───── Records supplied ─────
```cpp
typedef struct cm_fastq_batch {
    cm_reads reads;
    const uint8_t *qual1, *qual2;
    const char *names1, *names2;
    const uint64_t *name_off1, *name_off2;
    const cm_mapped_read *prior;
} cm_fastq_batch;
typedef struct cm_fastq cm_fastq;
int cm_fastq_open(const char *r1_path, const char *r2_path, const cm_chr_info *chrs, uint32_t n_chr, int32_t max_ed,
                  cm_fastq **out);
int cm_fastq_open_shard(const char *r1_path, const char *r2_path, const cm_chr_info *chrs, uint32_t n_chr, int32_t max_ed,
                        int32_t rank, int32_t world, int n_threads, cm_fastq **out, uint64_t *first_pair, uint64_t *n_pairs);
int cm_fastq_next(cm_fastq *f, uint64_t max_pairs, cm_fastq_batch *out);
void cm_fastq_set_release_hook(cm_fastq *f, void (*fn)(void *user, const void *ptr, uint64_t bytes), void *user);
int cm_fastq_next_text(cm_fastq *f, uint64_t want_bytes, const uint8_t **text1, uint64_t *len1, int *eof1,
                       const uint8_t **text2, uint64_t *len2, int *eof2);
int cm_fastq_text_consumed(cm_fastq *f, uint64_t used1, uint64_t used2);
void cm_fastq_close(cm_fastq *f);

typedef struct cm_writer cm_writer;
int cm_writer_open(const char *path1, const char *path2, const cm_chr_info *chrs, uint32_t n_chr, cm_writer **out);
int cm_write_remain(cm_writer *w, const cm_fastq_batch *b, const cm_mapped_read *states, const uint64_t *sel, uint64_t n_sel);
int cm_write_remain_records(cm_writer *w, const cm_fastq_batch *batch, const cm_record *recs, uint64_t n);
int cm_write_remain_text(cm_writer *w, const uint8_t *text1, const uint64_t *rec1, const uint8_t *text2, const uint64_t *rec2,
                         const cm_record *recs, uint64_t n_rec);
int cm_write_pam(cm_writer *w, const cm_fastq_batch *b, const cm_mapped_read *states, const uint64_t *sel, uint64_t n_sel);
int cm_format_pam(cm_ctx *ctx, const cm_chr_info *chrs, uint32_t n_chr, uint64_t first, uint64_t count,
                  void *out, uint64_t cap, uint64_t *out_bytes, uint64_t stats[4] );
int cm_format_sam(cm_ctx *ctx, const cm_chr_info *chrs, uint32_t n_chr, uint64_t first, uint64_t count,
                  void *out, uint64_t cap, uint64_t *out_bytes, uint64_t stats[4] );
int cm_format_remain(cm_ctx *ctx, const cm_chr_info *chrs, uint32_t n_chr, uint64_t first, uint64_t count,
                     void *out1, uint64_t cap1, void *out2, uint64_t cap2, uint64_t out_bytes[2], int64_t *out_keys,
                     uint64_t *n_records, uint64_t stats[4] );
int cm_format_remain_sorted(cm_ctx *ctx, const cm_chr_info *chrs, uint32_t n_chr, uint64_t first, uint64_t count,
                            void *out1, uint64_t cap1, void *out2, uint64_t cap2, uint64_t out_bytes[2], int64_t *out_keys,
// ... 72 lines not shown
```

Before: 30.78 million.

## Publish scalar counters to pinned host memory from kernels instead of async D2H copies

Several small device-to-host hipMemcpyAsync calls are replaced. These covered the scan totals, heavy load, rerun and fall counts, and the pool-error flag. Kernels now write the values straight into mapped pinned host memory, using a last-block ticket (pin_last) plus system fences. The pool-lost check reads a host word that device code sets, instead of copying d_err back. The aim is to remove per-round copy commands and their queue latency, at the cost of extra ticket atomics, fences, and memsets, and it relies on system-scope visibility being correct.

```diff
diff --git a/circminer_amd/csrc/cm_core.h b/circminer_amd/csrc/cm_core.h
--- a/circminer_amd/csrc/cm_core.h
+++ b/circminer_amd/csrc/cm_core.h
@@ -416,6 +416,7 @@
     unsigned long long pool_bytes;
     CM_G unsigned long long *pool_cursor;
     g_err err;
+    CM_G unsigned long long *pool_lost = nullptr;
 };
 
 #if defined(__HIP_DEVICE_COMPILE__)
@@ -425,6 +426,10 @@
 inline unsigned long long pool_take(unsigned long long *cur, unsigned long long n) { return __sync_fetch_and_add(cur, n); }
 inline void flag_err(int *e, int bits) { __sync_fetch_and_or(e, bits); }
 #endif
+CM_HD inline void flag_pool_lost(ChainWork &w) {
+    flag_err(w.err, ERR_POOL);
+    if (w.pool_lost) *(volatile CM_G unsigned long long *)w.pool_lost = 1ull;
+}
 
 CM_HD inline bool check_junction(const Core &c, uint32_t s1, uint32_t s2, int ol, int kmer, int read_dist, int &trans_dist) {
     trans_dist = INF_I;
@@ -503,7 +508,7 @@
             const unsigned long long off = pool_take(w.pool_cursor, bytes);
             if (off + bytes > w.pool_bytes) {
                 lost = true;
-                flag_err(w.err, ERR_POOL);
+                flag_pool_lost(w);
             } else {
                 CM_G Event *ne = (CM_G Event *)(w.pool + off);
                 for (uint32_t q = 0; q < n_ev; ++q) ne[q] = ev[q];
diff --git a/circminer_amd/csrc/cm_heavy_pipe.h b/circminer_amd/csrc/cm_heavy_pipe.h
--- a/circminer_amd/csrc/cm_heavy_pipe.h
+++ b/circminer_amd/csrc/cm_heavy_pipe.h
@@ -531,7 +531,8 @@
 
 __global__ void __launch_bounds__(BLK_PAIR, 8) k_hp_finish(KCore kc, uint64_t pair0, const uint32_t *lst, const unsigned int *n_lst_p, const unsigned int *n_heavy_p,
                                                           int attempt, HPipe P, cm_mapped_read *state, uint8_t *active, int32_t *cat, int is_last,
-                                                          unsigned long long *counters, RetryArgs ra, const int32_t *nchain, int second_to_fall) {
+                                                          unsigned long long *counters, RetryArgs ra, const int32_t *nchain, int second_to_fall,
+                                                          PinLast fall_last) {
     const Core c = cmc::to_core(kc);
     const unsigned int n_items = attempt == 0 ? *n_heavy_p : *n_lst_p;
     const unsigned int x = blockIdx.x * BLK_PAIR + threadIdx.x;
@@ -606,6 +607,8 @@
             atomicAdd(&counters[CN_PAIR_ROUNDS], 1ull);
         }
     }
+    pin_last(P.fall_ctr, fall_last);
+    pin_last(ra.count, ra.last);
 }
 __global__ void k_hp_reset(unsigned int *ctr) {
     if (threadIdx.x < HC_WORDS && threadIdx.x != HC_LIST2 && threadIdx.x != HC_FALL) ctr[threadIdx.x] = 0u;
diff --git a/circminer_amd/csrc/cm_hot.hip b/circminer_amd/csrc/cm_hot.hip
--- a/circminer_amd/csrc/cm_hot.hip
+++ b/circminer_amd/csrc/cm_hot.hip
@@ -50,7 +50,8 @@
 enum Pin {
     PIN_COLLECT_N = 0, PIN_COLLECT_ERR = 1,
     PIN_DEV_ERR = 0,
-    PIN_POOL_ERR = 2,
+    PIN_POOL_LOST = 2,
+    PIN_POOL_SEEN = 3,
     PIN_HEAVY_LOAD = 4,
     PIN_CELLS = 8,
     PIN_RERUN_N = 12, PIN_FALL_N = 14,
@@ -66,6 +67,26 @@
     const uint8_t *seq1, *seq2;
     const uint64_t *off1, *off2;
 };
+
+__device__ inline void pin_store(unsigned long long *pin, unsigned long long v) {
+    *(volatile unsigned long long *)pin = v;
+    __threadfence_system();
+}
+struct PinLast {
+    unsigned int *ticket;
+    unsigned int n;
+    unsigned long long *pin;
+};
+template <class T>
+__device__ inline void pin_last(const T *count, const PinLast &pl) {
+    if (!pl.pin) return;
+    __syncthreads();
+    if (threadIdx.x != 0) return;
+    __threadfence();
+    if (atomicAdd(pl.ticket, 1u) + 1u != pl.n) return;
+    __threadfence();
+    pin_store(pl.pin, (unsigned long long)__hip_atomic_load(count, __ATOMIC_RELAXED, __HIP_MEMORY_SCOPE_AGENT));
+}
 
 __global__ void __launch_bounds__(BLK) k_seed(KCore kc, ReadsDev rd, const uint8_t *active, uint64_t pair0, uint32_t n_tile, int S,
                                               uint32_t *sstart, uint32_t *scnt, uint32_t *sraw, unsigned long long *counters) {
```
─────
• Exercise requirements: What is the number of lines in the records that hold the word "chrs"? Answer with that number only.

• Task response: 7